** Opening Data shown block **

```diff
+                        wf, wdg = _alloc3x3_plain16(w)
+                        recs.append(dict(kind=PREP_3X3_PLAIN16, w=wd_, dst_fwd=wf, dst_dgrad=wdg, Cout=Cout, Cin=Cin))
+                    new[algo] = (wf, wdg)
+            elif isinstance(old, PackedT):
+                new = PackedT(w)
+                for parts, have in old._s.items():
+                    wP, wdP = _allocT_slots(w, parts, isinstance(have, tuple))
+                    recs.append(dict(kind=PREP_CONVT_SLOTS, w=wd_, dst_fwd=wP, dst_dgrad=wdP, Cout=w.shape[1], Cin=w.shape[0], parts=parts,
+                                     slots=new_amax(w.device) if parts == 2 else None))
+                    new._s[parts] = (wP, wdP) if wdP is not None else wP
+            else:
+                continue
+            if recs:
+                records += recs
+                todo.append((m, new, (w.data_ptr(), w._version, str(w.device))))
+        if not records:
+            return 0
+        weight_prep_batched(records, device)
+    for m, new, key in todo:
+        m._pack, m._pack_key = new, key
+    return len(todo)
 
 
 class counting_batches:
diff --git a/onet_amd/trainer.py b/onet_amd/trainer.py
--- a/onet_amd/trainer.py
+++ b/onet_amd/trainer.py
@@ -212,6 +212,7 @@
                           g["eps"], g["weight_decay"], n, grad_scale=1.0 / self.world_size)
         torch.autograd.graph.increment_version([p for p in self.params if p.grad is not None])
         invalidate_packed(self.model)
+        ops.prepare_weight_packs(self.model)
 
     def broadcast_params(self, src=0):
         if self.world_size > 1 or (dist.is_available() and dist.is_initialized()):
@@ -220,6 +221,7 @@
                 dist.broadcast(b, src=src, group=self.pg)
             torch.autograd.graph.increment_version(self.params)
             invalidate_packed(self.model)
+            ops.prepare_weight_packs(self.model)
 
 
 def init_distributed(backend: str | None = None):
```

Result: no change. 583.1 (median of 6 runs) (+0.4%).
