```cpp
__device__ __noinline__ unsigned long long associate_cell4(const LRegShared* sh, int k0, int nk, int j, double curr_radius) {
  typedef __attribute__((address_space(1))) const double g_cf64;
  typedef unsigned u32x2 __attribute__((ext_vector_type(2)));
  typedef __attribute__((address_space(1))) const u32x2 g_cu32x2;
  typedef float f32x4 __attribute__((ext_vector_type(4)));
  typedef __attribute__((address_space(1))) const f32x4 g_cf32x4;
  typedef double f64x2 __attribute__((ext_vector_type(2)));
  typedef __attribute__((address_space(1))) const f64x2 g_cf64x2;
  constexpr int NC = 4;
  const double angle_outlier = 0.86602540378443864676;
  const size_t cc = (size_t)sh->scc;
  g_cf64* rs = (g_cf64*)sh->srs + j;
  const double mx = rs[0], my = rs[cc], snx = rs[2 * cc], sny = rs[3 * cc];
  const double m = curr_radius * (1.0 + 1e-6) + 1e-6;
  float qx[4], qy[4];
  int nrows[4];
  unsigned wide = 0;
  u32x2 L[4], H[4];
#pragma unroll
  for (int u = 0; u < 4; u++) {
    const int i = k0 + min(u, nk - 1);
    const auto* T = sh->Trel[i];
    qx[u] = (float)((T[0] * mx + T[1] * my) + T[4]);
    qy[u] = (float)((T[2] * mx + T[3] * my) + T[5]);
    const int gw = sh->kf[i].gw, gh = sh->kf[i].gh, nc = sh->kf[i].n_cells;
    const double igc = sh->kf[i].igc, gmx = (double)sh->kf[i].gminx, gmy = (double)sh->kf[i].gminy;
    int ax0 = (int)floor(((double)qx[u] - m - gmx) * igc), ax1 = (int)floor(((double)qx[u] + m - gmx) * igc);
    int ay0 = (int)floor(((double)qy[u] - m - gmy) * igc), ay1 = (int)floor(((double)qy[u] + m - gmy) * igc);
    ax0 = max(ax0, 0); ay0 = max(ay0, 0); ax1 = min(ax1, gw - 1); ay1 = min(ay1, gh - 1);
    const bool ok = (u < nk) && nc > 0 && gw > 0 && ax0 <= ax1 && ay0 <= ay1;
    const bool wd = ok && (ay1 - ay0 > 2 || nc > CFEAR_GRID16_MAX);
    wide |= wd ? (1u << u) : 0u;
    const bool use = ok && !wd;
    nrows[u] = use ? ay1 - ay0 + 1 : 0;
    const int b0 = use ? ay0 * gw + ax0 : 0, b1 = use ? ay0 * gw + ax1 + 1 : 0;
    typedef __attribute__((address_space(1))) const unsigned short g_cu16;
    g_cu16* o16 = (g_cu16*)grid_off16(sh->kf[i].gs);
    const int gw2 = use ? gw : 0;
    L[u].x = (unsigned)o16[b0] | ((unsigned)o16[b0 + gw2] << 16); L[u].y = (unsigned)o16[b0 + 2 * gw2];
    H[u].x = (unsigned)o16[b1] | ((unsigned)o16[b1 + gw2] << 16); H[u].y = (unsigned)o16[b1 + 2 * gw2];
  }
  int ti[4];
  f64x2 tn[2];
  auto search = [&](int u0) {
    int lo[2][3], cnt[2][2], tot[2], kmax = 0;
#pragma unroll
// ... 65 lines not shown
    gate_load(2);
    gate(2);
  } else {
    gate(0);
    ti[2] = ti[3] = -1;
  }
  unsigned long long r = 0;
#pragma unroll
  for (int u = 0; u < 4; u++) r |= (unsigned long long)(unsigned)(ti[u] & 0xFFFF) << (16 * u);
  return r;
}
__device__ __forceinline__ Assoc4 associate_cell(const ScanDev* src, const LRegShared* sh, int k0, int nk, int j, double curr_radius) {
  Assoc4 a;
  {
    const unsigned long long p = associate_cell4(sh, k0, nk, j, curr_radius);
    auto un = [](unsigned v) -> int { return v >= 0xFFFEu ? (int)v - 0x10000 : (int)v; };
    a.t0 = un((unsigned)(p & 0xFFFF)); a.t1 = un((unsigned)((p >> 16) & 0xFFFF)); a.t2 = un((unsigned)((p >> 32) & 0xFFFF)); a.t3 = un((unsigned)(p >> 48));
  }
  if (a.t0 == -2 || a.t1 == -2 || a.t2 == -2 || a.t3 == -2) {
    const int nsrc = src->n_cells;
    if (a.t0 == -2) a.t0 = associate_pair(src, sh, nsrc, (k0 + 0) * nsrc + j, curr_radius);
    if (a.t1 == -2) a.t1 = associate_pair(src, sh, nsrc, (k0 + 1) * nsrc + j, curr_radius);
    if (a.t2 == -2) a.t2 = associate_pair(src, sh, nsrc, (k0 + 2) * nsrc + j, curr_radius);
    if (a.t3 == -2) a.t3 = associate_pair(src, sh, nsrc, (k0 + 3) * nsrc + j, curr_radius);
  }
  return a;
}

template <int KCOST = -1, bool TC = false>
__device__ __forceinline__ void emit_cell(ScanDev* const* scans, const ScanDev* src, const LRegShared* sh,
                                          int nsrc, int k0, int nk, int j, Assoc4 a, unsigned long long pos, int mode ) {
  const int cost = KCOST >= 0 ? KCOST : __builtin_amdgcn_readfirstlane(sh->rp.cost), weight_opt = __builtin_amdgcn_readfirstlane(sh->rp.weight_opt);
  mode = __builtin_amdgcn_readfirstlane(mode);
  typedef __attribute__((address_space(1))) const double g_cf64;
  typedef double f64x2 __attribute__((ext_vector_type(2)));
  typedef __attribute__((address_space(1))) const f64x2 g_cf64x2;
  RCell cs;
  {
    const size_t cc = (size_t)sh->scc;
    g_cf64* r = (g_cf64*)sh->srs + j;
    cs.mx = r[0]; cs.my = r[cc]; cs.nx = r[2 * cc]; cs.ny = r[3 * cc]; cs.ns = r[4 * cc]; cs.scale = r[5 * cc];
    if (TC && cost != CFEAR_COST_P2P) { cs.mx = r[6 * cc]; cs.my = r[7 * cc]; }
  }
  (void)src;
  typedef __attribute__((address_space(3))) double lds_double;
  f64x2 R0[2], R1[2], R2[2];
#pragma unroll
  for (int i = 0; i < 4; i++) {
    if ((i & 1) == 0) {
      __builtin_amdgcn_sched_barrier(0);
#pragma unroll
      for (int u = 0; u < 2; u++) {
        const int tu = assoc_get(a, i + u);
        g_cf64x2* r = (g_cf64x2*)(sh->kf[k0 + min(i + u, nk - 1)].rtar + 8 * (size_t)(tu >= 0 ? tu : 0));
        R0[u] = r[0]; R1[u] = r[1]; R2[u] = r[2];
      }
    }
    const int ti = assoc_get(a, i);
    const bool on = ti >= 0 && i < nk;
    const int tix = on ? ti : 0;
    const int ki = k0 + min(i, nk - 1);
    const int o = (int)((pos >> (16 * i)) & 0xFFFF);
    lds_double* lm = (lds_double*)lds_match_base() + o;
    double* gm = sh->rw.tmx + o;
    const size_t gcap = (size_t)sh->rw.cap;
    const f64x2 r0 = R0[i & 1], r1 = R1[i & 1], r2 = R2[i & 1];
    const auto* T = sh->Trel[ki];
    const auto* Tt = sh->Ttar[ki];
    const double tmx = (Tt[0] * r0.x + Tt[1] * r0.y) + Tt[4];
    const double tmy = (Tt[2] * r0.x + Tt[3] * r0.y) + Tt[5];
    const double nx = T[0] * cs.nx + T[1] * cs.ny;
// ... 63 lines not shown
  }
  if (a.t0 >= 0 || a.t1 >= 0 || a.t2 >= 0 || a.t3 >= 0) emit_cell<KCOST, TC>(scans, src, sh, nsrc, k0, nk, j, a, before + e, mode);
  return tb;
}

template <int KCOST = -1, bool TC = false>
__device__ __noinline__ void emit_item(ScanDev* const* scans, const ScanDev* src, const LRegShared* sh, int nsrc, int k0, int nk, int j, int4 v,
                                       unsigned long long pos, int mode) {
  const Assoc4 a = {v.x, v.y, v.z, v.w};
  emit_cell<KCOST, TC>(scans, src, sh, nsrc, k0, nk, j, a, pos, mode);
}

template <int KCOST = -1, bool TC = false>
__device__ __forceinline__ int build_problem_block(ScanDev* const* scans, int n, LRegShared* sh, int itr) {
  const ScanDev* src = scans[n - 1];
  const int nsrc = sh->kf[n - 1].n_cells;
  const int pairs = (n - 1) * nsrc;
  const int nt = CFEAR_REG_BLOCK, tid = threadIdx.x;
  int M;
  int mode;
  const int nk = n - 1;
  const int ngroups = (nk + 3) >> 2;
  const int lcap = match_lds_cap(KCOST >= 0 ? KCOST : sh->rp.cost);
  const bool can_park = 6 * (long long)ngroups * nsrc <= (long long)sh->rw.acap && (reinterpret_cast<uintptr_t>(sh->rw.assoc) & 15) == 0;
  bool done = false;
  int assoc_path = 3;
  const int tie_rule = sh->rp.nn_tie;
  if (tie_rule == 0 && nk <= 4 && nsrc <= nt) {
    const AssocBlock R = assoc_block(src, sh, 0, nk, nsrc, itr, 0, 0, false);
    const unsigned long long T = R.tb;
    const unsigned long long t0 = T & 0xFFFF, t1 = (T >> 16) & 0xFFFF, t2 = (T >> 32) & 0xFFFF, t3 = (T >> 48) & 0xFFFF;
    M = (int)(t0 + t1 + t2 + t3);
    mode = M <= lcap ? 1 : 2;
    (void)emit_block<KCOST, TC>(scans, src, sh, 0, nk, nsrc, 0, 0, false, R.a, R.e, (t0 << 16) | ((t0 + t1) << 32) | ((t0 + t1 + t2) << 48), mode);
    done = true; assoc_path = 1;
  } else if (tie_rule == 0 && can_park && (long long)nk * nsrc <= 65535 && nk <= 64) {
    const double curr_radius = (itr == 1) ? 2 * sh->rp.assoc_radius : sh->rp.assoc_radius;
    const int nitems = ngroups * nsrc;
    int4* park = reinterpret_cast<int4*>(sh->rw.assoc);
    unsigned long long* ppos = reinterpret_cast<unsigned long long*>(sh->rw.assoc + 4 * (size_t)nitems);
    unsigned long long* gt = reinterpret_cast<unsigned long long*>(sh->rw.red_i);
    for (int it = tid; it < nitems; it += nt) {
      const int g = it / nsrc, j = it - g * nsrc;
      const Assoc4 a = associate_cell(src, sh, 4 * g, min(4, nk - 4 * g), j, curr_radius);
      park[it] = make_int4(a.t0, a.t1, a.t2, a.t3);
    }
    __syncthreads();
    {
      const int lane = lane_id(), wv = tid >> 6, nwv = nt >> 6;
      for (int g = wv; g < ngroups; g += nwv) {
        unsigned long long run = 0;
        for (int j0 = 0; j0 < nsrc; j0 += 64) {
          const int j = j0 + lane;
          const bool in = j < nsrc;
          const int4 v = in ? park[(size_t)g * nsrc + j] : make_int4(-1, -1, -1, -1);
          const unsigned long long b0 = __ballot(v.x >= 0), b1 = __ballot(v.y >= 0), b2 = __ballot(v.z >= 0), b3 = __ballot(v.w >= 0);
          const unsigned long long below = (1ull << lane) - 1ull;
          const unsigned long long e = (unsigned long long)__popcll(b0 & below) | ((unsigned long long)__popcll(b1 & below) << 16) |
                                       ((unsigned long long)__popcll(b2 & below) << 32) | ((unsigned long long)__popcll(b3 & below) << 48);
          if (in) ppos[(size_t)g * nsrc + j] = run + e;
          run += (unsigned long long)__popcll(b0) | ((unsigned long long)__popcll(b1) << 16) | ((unsigned long long)__popcll(b2) << 32) |
                 ((unsigned long long)__popcll(b3) << 48);
        }
        if (lane == 0) gt[g] = run;
      }
    }
    __syncthreads();
// ... 6 lines not shown
        base += t0 + t1 + t2 + t3;
      }
      gt[0] = base;
    }
    __syncthreads();
    M = (int)gt[0];
    mode = M <= lcap ? 1 : 2;
    for (int it = tid; it < nitems; it += nt) {
      const int g = it / nsrc, j = it - g * nsrc;
      const int4 v = park[it];
      if (v.x >= 0 || v.y >= 0 || v.z >= 0 || v.w >= 0) emit_item<KCOST, TC>(scans, src, sh, nsrc, 4 * g, min(4, nk - 4 * g), j, v, gt[16 + g] + ppos[it], mode);
    }
    done = true; assoc_path = 2;
  }
  if (!done) {
    const double curr_radius = (itr == 1) ? 2 * sh->rp.assoc_radius : sh->rp.assoc_radius;
    const int ipt = (pairs + nt - 1) / nt;
    const int p0 = tid * ipt, p1 = min(pairs, p0 + ipt);
    int cnt = 0;
    for (int p = p0; p < p1; p++) {
      const bool rule_ok = tie_rule == 0 || (size_t)sh->rw.cap * 64 >= (size_t)nt * CFEAR_KD_STACK * sizeof(KdVisit);
      if (!rule_ok) assoc_path = -3;
      const int ti = (tie_rule != 0 && rule_ok) ? associate_pair_rule(scans, src, sh, nsrc, p, curr_radius, tie_rule) : associate_pair(src, sh, nsrc, p, curr_radius);
      sh->rw.assoc[p] = ti;
      cnt += (ti >= 0) ? 1 : 0;
    }
    int o = block_exclusive_scan<CFEAR_REG_BLOCK>(cnt, sh->rw.red_i, &M);
    mode = M <= lcap ? 1 : 2;
    for (int p = p0; p < p1; p++) {
      const int ti = sh->rw.assoc[p];
      if (ti >= 0) { emit_match<TC>(scans, src, sh, nsrc, p, ti, o, mode == 1 || o < lcap); o++; }
    }
  }
  if (tid == 0) { sh->lds_match = mode; sh->assoc_path = assoc_path; }
  __syncthreads();
  return M;
}


__device__ __forceinline__ void ctl_publish_eval(LRegShared* sh, double x0, double x1, double x2, int state, double cs, double sn) {
  sh->x[0] = x0; sh->x[1] = x1; sh->x[2] = x2;
  sh->c = cs; sh->s = sn;
  sh->cmd = REG_CMD_EVAL; sh->state = state;
}
__device__ __forceinline__ void ctl_publish_eval_cur(LRegShared* sh, int state) {
  ctl_publish_eval(sh, sh->xcur[0], sh->xcur[1], sh->xcur[2], state, sh->cur_c, sh->cur_s);
}

__device__ __noinline__ void ctl_publish_candidate(LRegShared* sh) {
  const double x2 = sh->xc[2];
  double sn, cs;
  sincos(x2, &sn, &cs);
  ctl_publish_eval(sh, sh->xc[0], sh->xc[1], x2, REG_ST_LM_CAND, cs, sn);
}

__device__ __noinline__ void ctl_publish_build(LRegShared* sh, bool first) {
  const auto& io = sh->rio;
  const int n = io.n, L = 3 * (n - 1);
  Aff2 Tsrc;
  if (first) {
    Tsrc = aff_from_xyt(sh->xcur[0], sh->xcur[1], sh->xcur[2]);
    sh->cur_c = Tsrc.l0; sh->cur_s = Tsrc.l2; sh->prev_c = Tsrc.l0; sh->prev_s = Tsrc.l2;
  } else {
    const double cs = sh->cur_c, sn = sh->cur_s;
    Tsrc.l0 = cs; Tsrc.l1 = -sn; Tsrc.l2 = sn; Tsrc.l3 = cs; Tsrc.t0 = sh->xcur[0]; Tsrc.t1 = sh->xcur[1];
  }
  for (int i = lane_id(); i < n - 1; i += 64) {
// ... 291 lines not shown

template <int KCOST = -1, bool TC = false>
__device__ inline int register_block(ScanDev* const* scans, int n, double* poses, double* cov6, const RegParams& P_in,
                                     const RegScratch& W_in, double* par_lds, RegShared* sh, cfear_reg_summary* out,
                                     PhaseTimer* pt = nullptr, const double* prior_cov6 = nullptr, SeqRow row = nullptr) {
  const int tid = threadIdx.x;
  LRegShared* ls = (LRegShared*)sh;
  if (tid == 0) {
    sh->rp = P_in; sh->rw = W_in;
    seq_reg_params(sh->rp, row);
    sh->rio.poses = poses; sh->rio.cov6 = cov6; sh->rio.out = out; sh->rio.par = par_lds; sh->rio.n = n;
  }
  __syncthreads();
  const RegParams& P = CFEAR_GENERIC(const RegParams, sh->rp);
  const RegScratch& W = CFEAR_GENERIC(const RegScratch, sh->rw);
  const RegIo& io = sh->rio;
  const bool master = (tid >> 6) == 0;
  double last_in0 = 0, last_in1 = 0, last_in2 = 0;
  if (master) { last_in0 = poses[3 * (n - 1)]; last_in1 = poses[3 * (n - 1) + 1]; last_in2 = poses[3 * (n - 1) + 2]; }
  for (int i = tid; i < n; i += CFEAR_REG_BLOCK) {
    const Aff2 T = aff_from_xyt(poses[3 * i], poses[3 * i + 1], poses[3 * i + 2]);
    double v[3]; aff_to_xyt(T, v);
    par_lds[3 * i] = v[0]; par_lds[3 * i + 1] = v[1]; par_lds[3 * i + 2] = v[2];
  }
  for (int i = tid; i < n; i += CFEAR_REG_BLOCK) sh->kf[i] = grid_view(scans[i]);
  if (tid == 64) { sh->srs = scans[n - 1]->rsrc; sh->scc = (long long)scans[n - 1]->cap_cells; }
  if (tid == 0 && out) {
    out->success = 0; out->usable = 0; out->outer_iterations = 0; out->num_residuals = 0; out->num_residual_blocks = 0;
    out->assoc_path = 0; out->final_cost = 0; out->score = 0;
  }
  if (out)
    for (int i = tid; i < CFEAR_MAX_OUTER; i += CFEAR_REG_BLOCK) { out->inner_iterations[i] = 0; out->termination[i] = 0; out->outer_cost[i] = 0; out->outer_pose[i][0] = out->outer_pose[i][1] = out->outer_pose[i][2] = 0; }
  __syncthreads();
  if (master) {
    const int L = 3 * (n - 1);
    sh->xcur[0] = par_lds[L]; sh->xcur[1] = par_lds[L + 1]; sh->xcur[2] = par_lds[L + 2];
    sh->prior_on = 0;
    if (prior_cov6) {
      double pL[9];
      prior_sqrt_info(prior_cov6, pL);
      for (int k = 0; k < 9; k++) sh->pL[k] = pL[k];
      sh->pguess[0] = par_lds[L]; sh->pguess[1] = par_lds[L + 1]; sh->pguess[2] = par_lds[L + 2];
      sh->palpha = sqrt((double)scans[n - 1]->n_cells);
      sh->prior_on = 1;
    }
    sh->prev_par[0] = sh->xcur[0]; sh->prev_par[1] = sh->xcur[1]; sh->prev_par[2] = sh->xcur[2];
    sh->tsrc_last[0] = last_in0; sh->tsrc_last[1] = last_in1; sh->tsrc_last[2] = last_in2;
    sh->prev_score = 1.7976931348623157e308;
    sh->success = 1; sh->nres = 0; sh->M = 0; sh->ret = 0; sh->itr = 1; sh->nrec = 0;
    sh->moved = 1;
    sh->ss.num_iterations = 0; sh->ss.termination = 0; sh->ss.final_cost = 0; sh->ss.last_relative_decrease = 0;
    ctl_publish_build(ls, true);
  }
  long long* const acc2g = (pt && pt->acc2 && tid == 0) ? pt->acc2 : nullptr;
  long long ac[8] = {0, 0, 0, 0, 0, 0, 0, 0};
  long long* const acc2 = acc2g ? ac : nullptr;
  for (;;) {
    long long t0c = 0;
    if (pt && (pt->acc || acc2) && tid == 0) t0c = (long long)wall_clock64();
    __syncthreads();
    const int cmd = ls->cmd;
    if (cmd == REG_CMD_DONE) break;
    long long tb = 0;
    if (acc2) tb = (long long)wall_clock64();
    if (cmd == REG_CMD_BUILD) {
      if (pt) pt->mark();
// ... 72 lines not shown
```
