template <bool FUSE, bool SPARSE>
__global__ __launch_bounds__(256) void k_backsub(const LmCtl* ctl, int n_e, int e_off_pose,
                                                 const int32_t* __restrict__ pose_task,
                                                 const double* __restrict__ Z, int ldz, int n_red,
                                                 const double* __restrict__ yf, const double* __restrict__ Le,
                                                 const double* __restrict__ ze, const double* __restrict__ scale,
                                                 double* __restrict__ step_comm, double* __restrict__ part_cross,
                                                 PoseViews pv, int f_off_pose, int n_f, int nb_e,
                                                 double* __restrict__ delta, const double* __restrict__ H0,
                                                 const double* __restrict__ g0, const int64_t alt_off,
                                                 const int32_t* __restrict__ active,
                                                 double* __restrict__ pose_part,
                                                 const int32_t* __restrict__ e_start,
                                                 const int32_t* __restrict__ e_other,
                                                 const int32_t* __restrict__ row_of)
{
    if (!FUSE && blockIdx.x == 0 && threadIdx.x == 0)
        step_comm[7 * (int64_t)n_e] = (ctl->done == 2) ? 1.0 : 0.0;
    if (ctl->done)
        return;
    phase_stamp(ctl, 4);
    const bool lin_fail = ctl->lin_fail != 0;
    const double* __restrict__ H = H0 + small_sel(ctl, alt_off);
    const double* __restrict__ g = g0 + small_sel(ctl, alt_off);
    if (FUSE && (int)blockIdx.x >= nb_e) {
        const int f = ((int)blockIdx.x - nb_e) * blockDim.x + threadIdx.x;
        if (f >= n_f)
            return;
        const int p = f_off_pose + f;
        double d[6];
#pragma unroll
        for (int k = 0; k < 6; ++k)
            d[k] = lin_fail ? 0.0 : -yf[(row_of ? row_of[f] : 6 * f) + k] * scale[6 * (int64_t)p + k];
        candidate_for_pose(pv, p, d, delta, H, g, active, pose_part);
        return;
    }
    const int e = (int)blockIdx.x;
    const int lane = threadIdx.x & 63, wave = threadIdx.x >> 6;
    if (e >= n_e)
        return;
    const bool owned = pose_task[e + 1] > pose_task[e];
    if (!owned || lin_fail) {
        if (wave != 0)
            return;
        if (lane < 6)
            step_comm[6 * (int64_t)e + lane] = 0.0;
        if (lane == 0) {
            part_cross[e] = 0.0;
            if (FUSE) {
                const double d[6] = { 0.0, 0.0, 0.0, 0.0, 0.0, 0.0 };
                candidate_for_pose(pv, e_off_pose + e, d, delta, H, g, active, pose_part);
            }
        }
        return;
    }
    __shared__ double s_acc[4][6];
    double acc[6] = { 0, 0, 0, 0, 0, 0 };
    if (SPARSE) {
        const int es = e_start[e], rs = 6 * (e_start[e + 1] - es);
        const double* zp = Z + 36 * (int64_t)es;
        for (int t = (int)threadIdx.x; t < rs; t += 256) {
            const int k = t / 6, c = t - 6 * k;
            const int fo = e_other[es + k];
            const double yv = yf[(row_of ? row_of[fo] : 6 * fo) + c];
#pragma unroll
            for (int i = 0; i < 6; ++i)
                acc[i] += zp[36 * k + 6 * c + i] * yv;
        }
    } else {
        const double* zr = Z + (int64_t)(6 * e) * ldz;
        for (int c = 2 * (int)threadIdx.x; c < n_red; c += 512) {
            const double2 yv = *reinterpret_cast<const double2*>(yf + c);
#pragma unroll
            for (int i = 0; i < 6; ++i) {
                const double2 zv = *reinterpret_cast<const double2*>(zr + (int64_t)i * ldz + c);
                acc[i] += zv.x * yv.x + zv.y * yv.y;
            }
        }
    }
#pragma unroll
    for (int i = 0; i < 6; ++i) {
        const double a = wave_sum(acc[i]);
        if (lane == 0)
            s_acc[wave][i] = a;
    }
    __syncthreads();
    if (wave != 0)
        return;
    double v[6];
    double cr = 0.0;
#pragma unroll
    for (int i = 0; i < 6; ++i) {
        const double a = (s_acc[0][i] + s_acc[1][i]) + (s_acc[2][i] + s_acc[3][i]);
        v[i] = ze[6 * (int64_t)e + i] - a;
        cr += v[i] * a;
    }
    const double* L = Le + 36 * (int64_t)e;
#pragma unroll
    for (int i = 5; i >= 0; --i) {
        double s = v[i];
#pragma unroll
        for (int k = i + 1; k < 6; ++k)
            s -= L[6 * k + i] * v[k];
        v[i] = s / L[6 * i + i];
    }
    double d[6];
#pragma unroll
    for (int i = 0; i < 6; ++i)
        d[i] = -v[i] * scale[6 * (int64_t)(e_off_pose + e) + i];
    if (lane < 6) {
        double out = 0.0;
#pragma unroll
        for (int i = 0; i < 6; ++i)
            out = (lane == i) ? d[i] : out;
        step_comm[6 * (int64_t)e + lane] = out;
    }
    if (lane == 0) {
        part_cross[e] = cr;
        if (FUSE)
            candidate_for_pose(pv, e_off_pose + e, d, delta, H, g, active, pose_part);
    }
}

** Closing Data shown block **

▶ Task: Give again only the lines starting at the one that contains "const double2 zv" and running to the end of the data.

▶ Reply:
                const double2 zv = *reinterpret_cast<const double2*>(zr + (int64_t)i * ldz + c);
                acc[i] += zv.x * yv.x + zv.y * yv.y;
            }
        }
    }
#pragma unroll
    for (int i = 0; i < 6; ++i) {
        const double a = wave_sum(acc[i]);
        if (lane == 0)
            s_acc[wave][i] = a;
    }
    __syncthreads();
    if (wave != 0)
        return;
    double v[6];
    double cr = 0.0;
#pragma unroll
    for (int i = 0; i < 6; ++i) {
        const double a = (s_acc[0][i] + s_acc[1][i]) + (s_acc[2][i] + s_acc[3][i]);
        v[i] = ze[6 * (int64_t)e + i] - a;
        cr += v[i] * a;
    }
    const double* L = Le + 36 * (int64_t)e;
#pragma unroll
    for (int i = 5; i >= 0; --i) {
        double s = v[i];
#pragma unroll
        for (int k = i + 1; k < 6; ++k)
            s -= L[6 * k + i] * v[k];
        v[i] = s / L[6 * i + i];
    }
    double d[6];
#pragma unroll
    for (int i = 0; i < 6; ++i)
        d[i] = -v[i] * scale[6 * (int64_t)(e_off_pose + e) + i];
    if (lane < 6) {
        double out = 0.0;
#pragma unroll
        for (int i = 0; i < 6; ++i)
            out = (lane == i) ? d[i] : out;
        step_comm[6 * (int64_t)e + lane] = out;
    }
    if (lane == 0) {
        part_cross[e] = cr;
        if (FUSE)
            candidate_for_pose(pv, e_off_pose + e, d, delta, H, g, active, pose_part);
    }
}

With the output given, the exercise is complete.